template <int BN, int MODE>
__device__ __forceinline__ void store_fragment(const float (&d)[2][BN / 2], float* stage, const long long* roff,
                                               float* out, int ncols) {
  const int warp = (threadIdx.x >> 5) & 3, lane = threadIdx.x & 31;
  const int g = lane >> 2, cq = 2 * (lane & 3);
  const int rr = lane >> 3, c4 = 4 * (lane & 7);
#pragma unroll
  for (int rb = 0; rb < 2; ++rb) {
#pragma unroll
    for (int h = 0; h < 2; ++h) {
#pragma unroll
      for (int cg = 0; cg < (BN + 31) / 32; ++cg) {
#pragma unroll
        for (int jj = 0; jj < 4; ++jj) {
          const int jn = 4 * cg + jj;
          if (jn < BN / 8)
            *reinterpret_cast<float2*>(stage + g * 32 + ((8 * jj + cq) ^ (8 * (g & 3)))) =
                make_float2(d[rb][4 * jn + 2 * h], d[rb][4 * jn + 2 * h + 1]);
        }
        __syncwarp();
        float4 v[2];
#pragma unroll
        for (int k = 0; k < 2; ++k) v[k] = *reinterpret_cast<const float4*>(stage + (rr + 4 * k) * 32 + (c4 ^ (8 * rr)));
        __syncwarp();
        const int col = 32 * cg + c4;
        if (col >= ncols) continue;
        float4* dst[2];
        bool ok[2];
#pragma unroll
        for (int k = 0; k < 2; ++k) {
          const long long o = roff[64 * rb + 16 * warp + 8 * h + rr + 4 * k];
          ok[k] = o != kNoRow;
          dst[k] = reinterpret_cast<float4*>(out + (ok[k] ? o + col : 0));
        }
        if (MODE == 1) {
          float4 o[2];
#pragma unroll
          for (int k = 0; k < 2; ++k)
            if (ok[k]) o[k] = *dst[k];
#pragma unroll
          for (int k = 0; k < 2; ++k)
            if (ok[k]) *dst[k] = make_float4(v[k].x + o[k].x, v[k].y + o[k].y, v[k].z + o[k].z, v[k].w + o[k].w);
        } else {
#pragma unroll
          for (int k = 0; k < 2; ++k) {
            if (!ok[k]) continue;
            if (MODE == 2)
              asm volatile("red.global.add.v4.f32 [%0], {%1, %2, %3, %4};" ::"l"(dst[k]), "f"(v[k].x), "f"(v[k].y),
                           "f"(v[k].z), "f"(v[k].w) : "memory");
            else
              *dst[k] = v[k];
          }
        }
      }
    }
  }
}

template <int NSPLIT, int BN>
__global__ void __launch_bounds__(CONV_THREADS, 1) conv_igemm_kernel(const __grid_constant__ ConvParams p) {
  static_assert(BN % 16 == 0 && BN <= BN_MAX, "tile width: a multiple of 16 up to BN_MAX");
  extern __shared__ uint8_t smem_raw[];
  uint8_t* smem = reinterpret_cast<uint8_t*>((reinterpret_cast<uintptr_t>(smem_raw) + 1023) & ~uintptr_t(1023));

  uint64_t* full = reinterpret_cast<uint64_t*>(smem + p.off_bars);
  uint64_t* empty = full + MAX_STAGES;

  if (threadIdx.x == 0) {
    for (int s = 0; s < p.stages; ++s) {
      mbar_init(&full[s], 1);
      mbar_init(&empty[s], 128);
    }
    fence_mbar_init();
    fence_proxy_async_smem();
  }
  __syncthreads();

  const int total_units = p.m_tiles * p.n_tiles * p.ksplit;

  if (threadIdx.x < 128) {
    setmaxnreg_dec<PRODUCER_REGS>();
    if (threadIdx.x >= 32) return;
    if (threadIdx.x == 0) {
      tma_prefetch_desc(&p.tmA[0]);
      tma_prefetch_desc(&p.tmB[0]);
      if (NSPLIT == 3) {
        tma_prefetch_desc(&p.tmA[1]);
        tma_prefetch_desc(&p.tmB[1]);
      }
    }
    int stage = 0;
    uint32_t phase = 0;
    for (int unit = blockIdx.x; unit < total_units; unit += gridDim.x) {
      const int tile = unit / p.ksplit, kpart = unit - tile * p.ksplit;
      const int mt = tile / p.n_tiles, nt = tile - mt * p.n_tiles;
      const int kb0 = k_block_begin(p, kpart), kb1 = k_block_begin(p, kpart + 1);
      int t = mt * BLOCK_M;
      const int q0 = t % p.oq;
      t /= p.oq;
      const int p0 = t % p.op;
      t /= p.op;
      const int z0 = t % p.oz;
      const int n0 = t / p.oz;
      const int cw = p.lw + q0 * p.sw, ch = p.lh + p0 * p.sh, cd = p.ld + z0 * p.sd;
      for (int kb = kb0; kb < kb1; ++kb) {
        mbar_wait(&empty[stage], phase ^ 1);
        if (elect_one()) {
          const int chunk0 = kb * p.cps;
          const uint32_t bytes = (uint32_t(p.cps) * p.chunk_bytes + p.b_bytes) * (NSPLIT == 3 ? 2u : 1u);
          mbar_expect_tx(&full[stage], bytes);
          uint8_t* st = smem + size_t(stage) * p.stage_bytes;
          for (int j = 0; j < p.cps; ++j) {
            const int idx = chunk0 + j;
            int nn = p.nb, c0 = 0;
            uint16_t ow = 0, oh = 0, od = 0;
            if (idx < p.n_chunks) {
              const int tap = idx / p.cpt;
              c0 = (idx - tap * p.cpt) * p.CK;
              const int tw = tap % p.kw;
              const int t2 = tap / p.kw;
              const int th = t2 % p.kh;
              const int td = t2 / p.kh;
              ow = uint16_t(tw * p.dw);
              oh = uint16_t(th * p.dh);
              od = uint16_t(td * p.dd);
              nn = n0;
            }
            if (p.a_tiled) {
              const int row0 = idx < p.n_chunks ? mt * BLOCK_M : p.m_tiles * BLOCK_M;
              tma_load_2d(st + j * p.chunk_bytes, &p.tmA[0], &full[stage], c0, row0);
              if (NSPLIT == 3) tma_load_2d(st + p.a_plane_bytes + j * p.chunk_bytes, &p.tmA[1], &full[stage], c0, row0);
              continue;
            }
            tma_load_im2col_5d(st + j * p.chunk_bytes, &p.tmA[0], &full[stage], c0, cw, ch, cd, nn, ow, oh, od);
            if (NSPLIT == 3)
              tma_load_im2col_5d(st + p.a_plane_bytes + j * p.chunk_bytes, &p.tmA[1], &full[stage], c0, cw, ch, cd,
                                 nn, ow, oh, od);
          }
          tma_load_2d(st + p.a_total_bytes, &p.tmB[0], &full[stage], kb * 64, nt * BN);
          if (NSPLIT == 3)
            tma_load_2d(st + p.a_total_bytes + p.b_bytes, &p.tmB[1], &full[stage], kb * 64, nt * BN);
        }
        __syncwarp();
        if (++stage == p.stages) {
          stage = 0;
          phase ^= 1;
        }
      }
    }
    return;
  }

  setmaxnreg_inc<CONSUMER_REGS>();
  const int c = (threadIdx.x >> 7) - 1;
  const int t = threadIdx.x & 127, warp = t >> 5, lane = t & 31;
  const uint32_t a_rb = (8u * p.a_sbo) >> 4;
  float d[2][BN / 2];
  int stage = 0;
  uint32_t phase = 0;
  for (int j = 0, unit = blockIdx.x; unit < total_units; ++j, unit += gridDim.x) {
    const int tile = unit / p.ksplit, kpart = unit - tile * p.ksplit;
    const int kb0 = k_block_begin(p, kpart), kb1 = k_block_begin(p, kpart + 1);
    if ((j & 1) != c) {
      for (int kb = kb0; kb < kb1; ++kb) {
        if (++stage == p.stages) {
          stage = 0;
          phase ^= 1;
        }
      }
      continue;
    }
    if (j > 0) named_bar_sync(BAR_ORDER + c, 256);
#pragma unroll
    for (int i = 0; i < BN / 2; ++i) d[0][i] = d[1][i] = 0.f;
    int held = -1;
    for (int kb = kb0; kb < kb1; ++kb) {
      mbar_wait(&full[stage], phase);
      wgmma_fence();
      const uint32_t a_base = smem_u32(smem + size_t(stage) * p.stage_bytes);
      const uint32_t b_base = a_base + p.a_total_bytes;
      const uint64_t a_hi0 = make_smem_desc(a_base, p.a_lbo, p.a_sbo, p.a_layout);
      const uint64_t b_hi0 = make_smem_desc(b_base, 16, 1024, 2);
#pragma unroll
      for (int ks = 0; ks < KSTEPS; ++ks) {
        const uint64_t a_hi = a_hi0 + p.a_kstep[ks];
        const uint64_t b_hi = b_hi0 + uint64_t(ks * 2);
        if (NSPLIT == 3) {
          const uint64_t a_lo = a_hi + (p.a_plane_bytes >> 4);
          const uint64_t b_lo = b_hi + (p.b_bytes >> 4);
          wgmma_m64n<BN>(d[0], a_lo, b_hi);
          wgmma_m64n<BN>(d[1], a_lo + a_rb, b_hi);
          wgmma_m64n<BN>(d[0], a_hi, b_lo);
          wgmma_m64n<BN>(d[1], a_hi + a_rb, b_lo);
        }
        wgmma_m64n<BN>(d[0], a_hi, b_hi);
        wgmma_m64n<BN>(d[1], a_hi + a_rb, b_hi);
      }
      wgmma_commit();
      wgmma_wait<1>();
      if (held >= 0) mbar_arrive(&empty[held]);
      held = stage;
      if (++stage == p.stages) {
        stage = 0;
        phase ^= 1;
      }
    }
    if (unit + int(gridDim.x) < total_units) named_bar_arrive(BAR_ORDER + (c ^ 1), 256);

    const int mt = tile / p.n_tiles, nt = tile - mt * p.n_tiles;
    const int ncol0 = nt * BN;
    uint8_t* epi = smem + p.off_epi + size_t(c) * EPI_SCRATCH;
    long long* roff_s = reinterpret_cast<long long*>(epi);
    {
      int r = mt * BLOCK_M + t;
      long long off = kNoRow;
      if (r < p.M) {
        const int oq_ = r % p.oq;
        r /= p.oq;
        const int op_ = r % p.op;
        r /= p.op;
        const int oz_ = r % p.oz;
        const int on_ = r / p.oz;
        off = on_ * p.os_n + oz_ * p.os_z + op_ * p.os_p + oq_ * p.os_q;
      }
      roff_s[t] = off;
    }
    named_bar_sync(BAR_EPI + c, 128);
    const int cq = 2 * (lane & 3);
    const int ncols = min(BN, ((p.Ntot + 3) & ~3) - ncol0);
    float* stage_w = reinterpret_cast<float*>(epi + BLOCK_M * 8) + warp * 256;
    wgmma_wait<0>();
    mbar_arrive(&empty[held]);
    if (p.accumulate == 2) store_fragment<BN, 2>(d, stage_w, roff_s, p.out + ncol0, ncols);
    else if (p.accumulate == 1) store_fragment<BN, 1>(d, stage_w, roff_s, p.out + ncol0, ncols);
    else store_fragment<BN, 0>(d, stage_w, roff_s, p.out + ncol0, ncols);
    if (p.stats != nullptr) {
      float* red = reinterpret_cast<float*>(epi + BLOCK_M * 8);
      named_bar_sync(BAR_EPI + c, 128);
#pragma unroll
      for (int jn = 0; jn < BN / 8; ++jn) {
        float s[2], q[2];
#pragma unroll
        for (int e = 0; e < 2; ++e) {
          const float a0 = d[0][4 * jn + e], a1 = d[0][4 * jn + 2 + e], a2 = d[1][4 * jn + e], a3 = d[1][4 * jn + 2 + e];
          s[e] = (a0 + a1) + (a2 + a3);
          q[e] = fmaf(a0, a0, fmaf(a1, a1, fmaf(a2, a2, a3 * a3)));
#pragma unroll
          for (int o = 4; o <= 16; o <<= 1) {
            s[e] += __shfl_xor_sync(0xffffffffu, s[e], o);
            q[e] += __shfl_xor_sync(0xffffffffu, q[e], o);
          }
        }
        if (lane < 4)
          *reinterpret_cast<float4*>(red + (size_t(warp) * BN + 8 * jn + cq) * 2) = make_float4(s[0], q[0], s[1], q[1]);
      }
      named_bar_sync(BAR_EPI + c, 128);
      const int col = ncol0 + t;
      if (t < BN && col < p.Ntot) {
        float s = 0.f, s2 = 0.f;
#pragma unroll
        for (int w = 0; w < 4; ++w) {
          s += red[(size_t(w) * BN + t) * 2 + 0];
          s2 += red[(size_t(w) * BN + t) * 2 + 1];
        }
        p.stats[size_t(col) * p.m_tiles + mt] = s;
        p.stats[(size_t(p.Ntot) + col) * p.m_tiles + mt] = s2;
      }
      named_bar_sync(BAR_EPI + c, 128);
    }
  }
}

static int pick_ck(int c) {
  if (c % 64 == 0) return 64;
  if (c % 32 == 0) return 32;
  if (c % 16 == 0) return 16;
  return 8;
}

struct ConvGrid {
  int64_t M;
  int CK, cps, n_chunks, k_blocks, BN, m_tiles, n_tiles;
};
static ConvGrid conv_grid(const sfb_conv_desc* d) {
  ConvGrid g;
  g.M = int64_t(d->n) * d->out_t * d->out_h * d->out_w;
  g.CK = pick_ck(d->c);
  g.cps = BLOCK_K / g.CK;
  g.n_chunks = d->kt * d->kh * d->kw * (d->c / g.CK);
  g.k_blocks = (g.n_chunks + g.cps - 1) / g.cps;
  g.BN = std::min((d->cout + 15) / 16 * 16, BN_MAX);
  g.m_tiles = int((g.M + BLOCK_M - 1) / BLOCK_M);
  g.n_tiles = (d->cout + g.BN - 1) / g.BN;
  return g;
}

static bool rows_regular(const sfb_conv_desc* d) {
  return d->os_h == int64_t(d->out_w) * d->os_w && d->os_t == int64_t(d->out_h) * d->os_h &&
         d->os_n == int64_t(d->out_t) * d->os_t;
}

static int conv_ksplit(const sfb_conv_desc* d, const ConvGrid& g, int P, bool with_stats) {
  const int tiles = g.m_tiles * g.n_tiles;
  if (P <= 0 || d->c <= 8 || 2 * tiles < P) return 1;
  if ((d->accumulate == 0 || with_stats) && !rows_regular(d)) return 1;
  if (with_stats && (d->accumulate != 0 || d->cout % 8 != 0 || d->os_w % 4 != 0)) return 1;
  auto cost = [&](int s) { return double((int64_t(tiles) * s + P - 1) / P) / s * (1.0 + 0.02 * (s - 1)); };
  int best = 1;
  for (int s = 2; s <= 8 && 4 * s <= g.k_blocks; ++s)
    if (cost(s) < cost(best)) best = s;
  return cost(best) < 0.9 * cost(1) ? best : 1;
}

}

using namespace sfb;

Assignment: Starting with the line above that holds "const int ncol0 = nt * BN;" and stopping with the line that holds "float* stage_w = reinterpret_cast<float*>(epi", reproduce each line exactly, omitting all other lines.

Solution:
    const int ncol0 = nt * BN;
    uint8_t* epi = smem + p.off_epi + size_t(c) * EPI_SCRATCH;
    long long* roff_s = reinterpret_cast<long long*>(epi);
    {
      int r = mt * BLOCK_M + t;
      long long off = kNoRow;
      if (r < p.M) {
        const int oq_ = r % p.oq;
        r /= p.oq;
        const int op_ = r % p.op;
        r /= p.op;
        const int oz_ = r % p.oz;
        const int on_ = r / p.oz;
        off = on_ * p.os_n + oz_ * p.os_z + op_ * p.os_p + oq_ * p.os_q;
      }
      roff_s[t] = off;
    }
    named_bar_sync(BAR_EPI + c, 128);
    const int cq = 2 * (lane & 3);
    const int ncols = min(BN, ((p.Ntot + 3) & ~3) - ncol0);
    float* stage_w = reinterpret_cast<float*>(epi + BLOCK_M * 8) + warp * 256;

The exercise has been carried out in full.